PROBLEM STATEMENT: Only lines that contain the string "fallback" should be returned from the material below.
■ ■ ■ ■ ■
template <int BC, class NA, class NB, class NC>
__device__ __forceinline__ void band_wave(const KArgs& a, bool act, int4 q0, int4 q1, int4 q2, uint8_t* Lw, const uint8_t* s_enc,
                                          const uint8_t* s_tbl, NA& nextA, NB& nextB, NC& nextC) {
    constexpr int g = kGap, G = band_class_G(BC), D = band_class_D(BC);
    constexpr bool FLY = band_class_fly(BC);
    constexpr bool LMAX = band_class_lmax(BC);
    constexpr BandLayout lay(band_class_layout(BC));
    const int lane = threadIdx.x & 63;
    int lig_ = lane & (G - 1);
    asm volatile("" : "+v"(lig_));
    const int lig = lig_;
    const int grp = lane / G;
    const bool first = lig == 0, last = lig == G - 1;
    uint8_t* const Lg = Lw + grp * lay.group_bytes;
    int* const comb = reinterpret_cast<int*>(Lg + BandLayout::OFF_COMB);
    int* const misc = reinterpret_cast<int*>(Lg + BandLayout::OFF_MISC);
    int* const lmaxA = reinterpret_cast<int*>(Lg + BandLayout::OFF_LMAX);
    uint8_t* const selb = Lg + lay.off_sel;
    uint8_t* const cp = Lg + lay.off_cp;
    uint8_t* const ct = Lg + lay.off_ct;
    short* const b0col = reinterpret_cast<short*>(Lg + lay.off_b0);
    uint8_t* const motifL = FLY ? cp + 256 : Lg + lay.off_b0;
    constexpr bool TAIL = lay.cp_tail < lay.cp_bytes;
    constexpr int kRowTail = lay.cp_tail - (G - 1);
    static_assert(2 * kBandMaxFlank + kGap * (kBandMaxFlank + band_max_db(1)) < 32767 + kBandNeg16, "b0col: 16-bit columns, kBandNeg16 as -inf");

    int r = 0, nfl = 1, ntr = 0, nfr = 1, m = 1, lo = 0, n = 0;
    long long soff = 0;
    const uint8_t* motif = a.motifs;
    if (act) {
        r = q0.x; nfl = q0.z; ntr = q0.w;
        nfr = q1.x; m = q1.y; lo = q1.z; n = q1.w;
        soff = (long long)(((unsigned long long)(unsigned)q2.y << 32) | (unsigned)q2.x);
        motif += q2.z;
    }
    const int ndb = nfl + ntr + nfr;
    const BandGeo geo = band_geometry_of_class(BC, nfl, ntr, m, lo, max(n, 1), a.band_tune);
    const int rowsP = act ? nfl + (lo + n - 1) * m : 0;
    const int rowsT = act ? nfr : 0;
    const bool dbBeg = a.end_flags & 1, dbEnd = a.end_flags & 2, cBeg = a.end_flags & 4, cEnd = a.end_flags & 8;

    if (first) { misc[0] = 0; misc[1] = act ? q2.z : 0; }
    wave_lds_sync();
    {
        constexpr unsigned kFront = 0x01010101u * kBandSelFront, kBack = 0x01010101u * kBandSelBack;
        constexpr int ND = lay.sel_len / 4, PD = lay.pad / 4;
        constexpr int kBehind = (lay.wd + kBandRowSlack + G + 28 + 3) / 4;
        static_assert(lay.pad % 4 == 0, "the window starts on a dword of the selector array");
        unsigned other = 0;
        const uint8_t* seq = a.seqs + soff;
        unsigned* const selw = reinterpret_cast<unsigned*>(selb);
        const int nd = act ? (ndb + 3) >> 2 : 0;
        for (int d = lig; d < PD; d += G) selw[d] = kFront;
        for (int d = PD + nd + lig; d < min(ND, PD + nd + kBehind); d += G) selw[d] = kBack;
        for (int d0 = lig; d0 < nd; d0 += 8 * G) {
            unsigned w[8];
#pragma unroll
            for (int u = 0; u < 8; ++u) {
                const int d = d0 + u * G;
                unsigned v = 0;
                if (4 * d + 3 < ndb) {
                    __builtin_memcpy(&v, seq + 4 * d, 4);
                } else {
#pragma unroll
                    for (int b = 0; b < 3; ++b)
                        if (4 * d + b < ndb) v |= (unsigned)seq[4 * d + b] << (8 * b);
                }
                w[u] = v;
            }
#pragma unroll
            for (int u = 0; u < 8; ++u) {
                const int d = d0 + u * G;
                unsigned out = (w[u] >> 1) & 0x07070707u;
                unsigned bad = (w[u] & 0xDFDFDFDFu) ^ __builtin_amdgcn_perm(kBandLetterHi, kBandLetterLo, out);
                if (4 * d + 3 >= ndb) {
                    const unsigned vm = 4 * d >= ndb ? 0u : (0xffffffffu >> (8 * (4 * d + 4 - ndb)));
                    out = (out & vm) | (kBack & ~vm);
                    bad &= vm;
                }
                other |= bad;
                if (d < nd) selw[PD + d] = out;
            }
        }
        nextA();
        if (other) misc[0] = 1;
        for (int k = lig; k < m; k += G) motifL[k] = act ? s_enc[motif[k]] : (uint8_t)kNullSym;
    }
    wave_lds_sync();
    const bool fallback = act && misc[0] != 0;
    for (int e = lig; e < kTableMax; e += G) { comb[e] = kNegInf; if (LMAX) lmaxA[e] = kNegInf; }
    {
        if (FLY) {
            for (int k = lig; k < 256; k += G) {
                const int row = k - (256 - nfl);
                cp[k] = (uint8_t)(8 * (row >= 0 ? kBandTblClass0 + selb[lay.pad + row] : kNullSym));
            }
            wave_lds_sync();
            for (int k = lig; k < m; k += G) motifL[k] = (uint8_t)(8 * motifL[k]);
            wave_lds_sync();
            for (int k = m + lig; k < 256; k += G) motifL[k] = motifL[k % m];
        } else {
            const int lenP = wave_max_over_groups(rowsP) + 2 * (G - 1) + 4;
            for (int idx = lig; idx < G - 1; idx += G) cp[idx] = (uint8_t)(8 * kNullSym);
            uint8_t* const cpr = cp + (G - 1);
            for (int row = lig; row < min(min(nfl, rowsP), kRowTail); row += G) cpr[row] = (uint8_t)(8 * (kBandTblClass0 + selb[lay.pad + row]));
            {
                const int gstep = G % m;
                int ph = lig % m;
                for (int row = nfl + lig; row < min(rowsP, kRowTail); row += G) {
                    cpr[row] = (uint8_t)(8 * motifL[ph]);
                    ph += gstep;
                    if (ph >= m) ph -= m;
                }
            }
            for (int row = rowsP + lig; row < min(lenP - (G - 1), kRowTail); row += G) cpr[row] = (uint8_t)(8 * kNullSym);
        }
        const int lenT = wave_max_over_groups(rowsT) + 2 * (G - 1) + 4;
        for (int idx = lig; idx < lenT; idx += G) {
            const int row = idx - (G - 1);
            int sym = kNullSym;
            if (row >= 0 && row < rowsT) sym = kBandTblClass0 + selb[lay.pad + ndb - 1 - row];
            ct[idx] = (uint8_t)(8 * sym);
        }
    }
    wave_lds_sync();
    {
        constexpr unsigned kNeg2 = ((unsigned)(unsigned short)(short)kBandNeg16) * 0x00010001u;
        const int nc2 = min(lay.maxcol, wave_max_over_groups(act ? geo.ncol : 0) + 1) >> 1;
        unsigned* const b2 = reinterpret_cast<unsigned*>(b0col);
        for (int k = lig; k <= nc2; k += G) if (2 * k < lay.maxcol) b2[k] = kNeg2;
    }
    wave_lds_sync();
    nextB();

    if (FLY) {
        const int rmax = wave_max_over_groups(rowsP);
        if (rmax >= 11264) __builtin_amdgcn_s_setprio(3);
        else if (rmax >= 8192) __builtin_amdgcn_s_setprio(2);
        else if (rmax >= 5120) __builtin_amdgcn_s_setprio(1);
    }
    BandCtx x;
    x.lig = lig; x.first = first; x.last = last; x.notFirst = first ? 0 : -1; x.notLast = last ? 0 : -1; x.selb = selb;
    asm volatile("" : "+v"(x.notFirst), "+v"(x.notLast));
    x.pad = lay.pad; x.maxidx = lay.sel_len - 1; x.ndb = ndb;
    x.flL = cp; x.motifL = motifL; x.nfl = nfl; x.m = m;
    x.flyP = FLY ? ((256 - 4) / m) * m : 0;
    const bool run = act && !fallback && geo.ok;
    const int nEff = run ? n : 0;
    x.tbl = s_tbl + kBandTblBytes;
    band_pass<G, D, true, false, false>(x, ct, run ? rowsT : 0, geo.bdlo, dbEnd, cEnd, 0, 0, 1, geo.cmin, geo.ncol, comb, b0col, lmaxA);
    wave_lds_sync();
    nextC();
    if (TAIL) {
        const int lenP = wave_max_over_groups(rowsP) + 2 * (G - 1) + 4;
        uint8_t* const cpr = cp + (G - 1);
        const uint8_t* const mo = a.motifs + misc[1];
        int mm = m, row0 = kRowTail + lig;
        asm volatile("" : "+v"(mm), "+v"(row0));
        for (int row = row0; row < lenP - (G - 1); row += G) {
            int sym = kNullSym;
            if (row < min(nfl, rowsP)) sym = kBandTblClass0 + selb[lay.pad + row];
            else if (row < rowsP) sym = s_enc[mo[(row - nfl) % mm]];
            cpr[row] = (uint8_t)(8 * sym);
        }
        wave_lds_sync();
    }
    x.tbl = s_tbl;
    band_pass<G, D, false, FLY, LMAX>(x, cp, run ? rowsP : 0, geo.dlo, dbBeg, cBeg, nEff, nfl + lo * m, m, geo.cmin, geo.ncol, comb, b0col, lmaxA);
    wave_lds_sync();
    if (FLY) __builtin_amdgcn_s_setprio(0);
    if (run) {
        for (int k = lig; k < n; k += G) {
            const int R = nfl + (lo + k) * m;
            int sc = max(comb[k], -(1 << 28)) - g * (R + nfr + ndb);
            if (LMAX && cEnd) sc = max(sc, max(lmaxA[k], -(1 << 28)) - g * ndb);
            a.table[(long long)r * a.table_stride + k] = sc;
            a.ub[(long long)r * a.table_stride + k] = band_ub(geo, nfl, ntr, nfr, m, lo + k, a.end_flags);
        }
    }
    if (act && first && !run) {
        band_read_to_exact(a, r, nfl, ntr, nfr, m, lo, n);
        a.exact[r] = 1;
    }
    wave_lds_sync();
}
■ ■ ■ ■ ■
REPLY TO THE EXERCISE:
    const bool fallback = act && misc[0] != 0;
    const bool run = act && !fallback && geo.ok;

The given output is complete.